Le Hamas s’est formellement investi dans la destruction d’Israël. Israël a maintenu un blocus sécuritaire autour de la bande de Gaza, en grande partie afin d’empêcher le passage en contrebande de roquettes et d’autres matériaux qui pourraient être utilisés pour les efforts de guerre du Hamas.

Le Secrétaire d’Etat américain John Kerry a transmis à Israël vendredi une proposition de cessez-le-feu qui tenait compte des propositions du Qatar, faites au nom du Hamas, et qui prévoyait un assouplissement de l’accès à la bande de Gaza. Le cabinet de sécurité israélien a voté à l’unanimité le rejet de cette proposition. Des critiques acerbes faites par des sources gouvernementales ont fui. Elles critiquent Kerry pour avoir capitulé devant le Hamas.

Samedi, Kerry a rencontré à Paris les ministres des Affaires étrangères du Qatar et de la Turquie. Cette rencontre a soulevé encore plus de critiques de la part des Israéliens. Cela a créé de nouvelles tensions dans la relation déjà complexe entre le gouvernement de Netanyahu et l’administration Obama. Par la suite, Kerry est revenu à la proposition égyptienne pour le cessez-le-feu.

Bien qu’Attiyah a insisté sur CNN sur le fait que « le Qatar ne soutient pas le Hamas, il soutient les Palestiniens », une source occidentale proche du régime qatari a affirmé au Times of Israel qu’un projet de cessez-le-feu présenté par le Qatar à Mahmoud Abbas plus tôt ce mois-ci « était écrite de la main du Hamas ». La source a ajouté que « le Qatar favorise clairement le Hamas par rapport au Fatah ».

Pour Israël, le favoritisme du Qatar envers le Hamas est irréfutable. Yaakov Amidror, un ancien conseiller en sécurité nationale, a déclaré au Times of Israel que le Hamas considère actuellement le Qatar comme l’un de ses alliés les plus proches, aux côtés de la Turquie et – dans une moindre mesure – l’Iran. Même si les États-Unis ont bloqué le transfert d’argent du Qatar destiné aux salariés du Hamas à Gaza, le Qatar continue de financer l’appareil terroriste du mouvement à l’étranger, leur permettant de creuser des tunnels et de lancer des roquettes.

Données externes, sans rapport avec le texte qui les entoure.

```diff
diff --git a/pytdscf_amd/csrc/engine_segment.hip b/pytdscf_amd/csrc/engine_segment.hip
--- a/pytdscf_amd/csrc/engine_segment.hip
+++ b/pytdscf_amd/csrc/engine_segment.hip
@@ -130,7 +130,7 @@
     gauge_[p] = MITDVP_GAUGE_B;
     pool_put(std::move(envR_[p]));
     envR_[p] = pool_get((size_t)dl * w.ml * dl);
-    env_update(envR_[p + 1].p, tmp2_.p, w.w2r.p, envR_[p].p, dr, w.mr, d, dl, w.ml, w.w2er.p, &w, 1);
+    env_update(envR_[p + 1].p, tmp2_.p, w.w2r.p, envR_[p].p, dr, w.mr, d, dl, w.ml, w.w2er.p, &w, 1, site_[p].p);
     envR_ok_[p] = 1;
     bond_ = p; bond_dim_ = dl;
   }
diff --git a/pytdscf_amd/csrc/vecops.h b/pytdscf_amd/csrc/vecops.h
--- a/pytdscf_amd/csrc/vecops.h
+++ b/pytdscf_amd/csrc/vecops.h
@@ -45,6 +45,7 @@
 void strassen_operands2(hipStream_t st, const zc* src, long ld, long qr, long qc, zc* dst, int which);
 void strassen_combine(hipStream_t st, const zc* M, long hr, long hc, zc* out, long ldo, bool accumulate, int batch = 1,
                       long mstride = 0, long ostride = 0);
+void strassen_combine2(hipStream_t st, const zc* M, long qr, long qc, zc* out, long ldo, bool accumulate);
 void copy2d(hipStream_t st, zc* dst, long ldd, const zc* src, long lds, long rows, int cols, int zero_to, zc a,
             bool accumulate);
 struct BlockList { int n; int idx[64]; zc f[64]; };
diff --git a/pytdscf_amd/csrc/vecops.hip b/pytdscf_amd/csrc/vecops.hip
--- a/pytdscf_amd/csrc/vecops.hip
+++ b/pytdscf_amd/csrc/vecops.hip
@@ -1042,6 +1042,41 @@
     }
   }
 }
+__global__ __launch_bounds__(256) void k_strassen_combine2(const zc* __restrict__ M, long qr, long qc, zc* __restrict__ out,
+                                                           long ldo, int acc) {
+  const long c = (long)blockIdx.x * 256 + threadIdx.x;
+  if (c >= qc) return;
+  const long blk = qr * qc;
+  for (long r = blockIdx.y; r < qr; r += gridDim.y) {
+    zc h[7][4];
+#pragma unroll
+    for (int k1 = 0; k1 < 7; ++k1) {
+      zc m[7];
+      const zc* mk = M + 7 * k1 * blk + r * qc + c;
+      asm volatile("" : "+v"(mk));
+#pragma unroll
+      for (int k = 0; k < 7; ++k) m[k] = mk[k * blk];
+      h[k1][0] = make_double2(((m[0].x + m[3].x) - m[4].x) + m[6].x, ((m[0].y + m[3].y) - m[4].y) + m[6].y);
+      h[k1][1] = make_double2(m[2].x + m[4].x, m[2].y + m[4].y);
+      h[k1][2] = make_double2(m[1].x + m[3].x, m[1].y + m[3].y);
+      h[k1][3] = make_double2(((m[0].x - m[1].x) + m[2].x) + m[5].x, ((m[0].y - m[1].y) + m[2].y) + m[5].y);
+    }
+#pragma unroll
+    for (int u = 0; u < 4; ++u) {
+      zc o[4];
+      o[0] = make_double2(((h[0][u].x + h[3][u].x) - h[4][u].x) + h[6][u].x, ((h[0][u].y + h[3][u].y) - h[4][u].y) + h[6][u].y);
+      o[1] = make_double2(h[2][u].x + h[4][u].x, h[2][u].y + h[4][u].y);
+      o[2] = make_double2(h[1][u].x + h[3][u].x, h[1][u].y + h[3][u].y);
+      o[3] = make_double2(((h[0][u].x - h[1][u].x) + h[2][u].x) + h[5][u].x, ((h[0][u].y - h[1][u].y) + h[2][u].y) + h[5][u].y);
+#pragma unroll
+      for (int U = 0; U < 4; ++U) {
+        zc* p = out + ((2 * (U >> 1) + (u >> 1)) * qr + r) * ldo + (2 * (U & 1) + (u & 1)) * qc + c;
+        if (acc) { const zc v = *p; o[U].x += v.x; o[U].y += v.y; }
+        *p = o[U];
+      }
+    }
+  }
+}
 void strassen_operands(hipStream_t st, const zc* src, long ld, long hr, long hc, zc* dst, int which, int batch, long sstride,
                        long dstride) {
   if (hr < 1 || hc < 1 || batch < 1) return;
@@ -1075,6 +1110,13 @@
   hipLaunchKernelGGL(k_strassen_combine, grid, dim3(256), 0, st, M, hr, hc, out, ldo, accumulate ? 1 : 0, mstride, ostride);
   HIP_CHECK(hipGetLastError());
 }
+void strassen_combine2(hipStream_t st, const zc* M, long qr, long qc, zc* out, long ldo, bool accumulate) {
+  if (qr < 1 || qc < 1) return;
+  if (ldo < 4 * qc) throw ArgError("strassen_combine2: leading dimension below the matrix width");
+  const dim3 grid((unsigned)((qc + 255) / 256), (unsigned)std::min<long>(qr, 32768));
+  hipLaunchKernelGGL(k_strassen_combine2, grid, dim3(256), 0, st, M, qr, qc, out, ldo, accumulate ? 1 : 0);
+  HIP_CHECK(hipGetLastError());
+}
 
 void gram_env_core(hipStream_t st, const zc* G, const zc* ws, zc* out, int n, int m, int d) {
   if (n < 1 || d < 1) return;
```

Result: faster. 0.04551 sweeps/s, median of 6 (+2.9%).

Yaakov Amidror (Crédit : Flash 90)

Yaakov Amidror (Crédit : Flash 90)

L’ancien président Shimon Peres a accusé le Qatar la semaine dernière d’aider [le Hamas] à transformer Gaza en un « centre de la mort ».

Même si Israël ne veut catégoriquement pas que le Qatar soit impliqué dans les négociations pour un cessez-le-feu à Gaza, analyse Uzi Rabi, directeur du Centre Moshe Dayan de l’université de Tel Aviv et expert du Golfe arabe, il sera peut-être obligé, face à la pression américaine, de faire des compromis.

« La relation américano-israélienne est dans une situation difficile », déclare Rabi au Times of Israel.

Comme l’Egypte, le Qatar est considéré comme un négociateur biaisé par certaines des parties (à savoir, Israël et l’Autorité palestinienne) et il a donc une efficacité limitée, a-t-il ajouté.

« Alors que les États-Unis jouent un rôle moins important dans les efforts de négociations pour un cessez-le-feu, les médiateurs potentiels sont partiaux. L’Egypte et le Qatar ne sont pas par essence des médiateurs », a déclaré Rabi.

Pourtant, Plotkin Boghardt de l’Institut de Washington a noté que la critique acerbe des alliés des Américains de la piste qatarie peut pousser Kerry à faire plus attention à partir de maintenant quand il travaillera avec le Qatar.

« Collaborer étroitement avec le Qatar et d’autres partisans du Hamas dans le conflit de Gaza a évidemment envoyé le mauvais message aux alliés les plus forts de l’Amérique dans la région, y compris Israël », conclut-elle.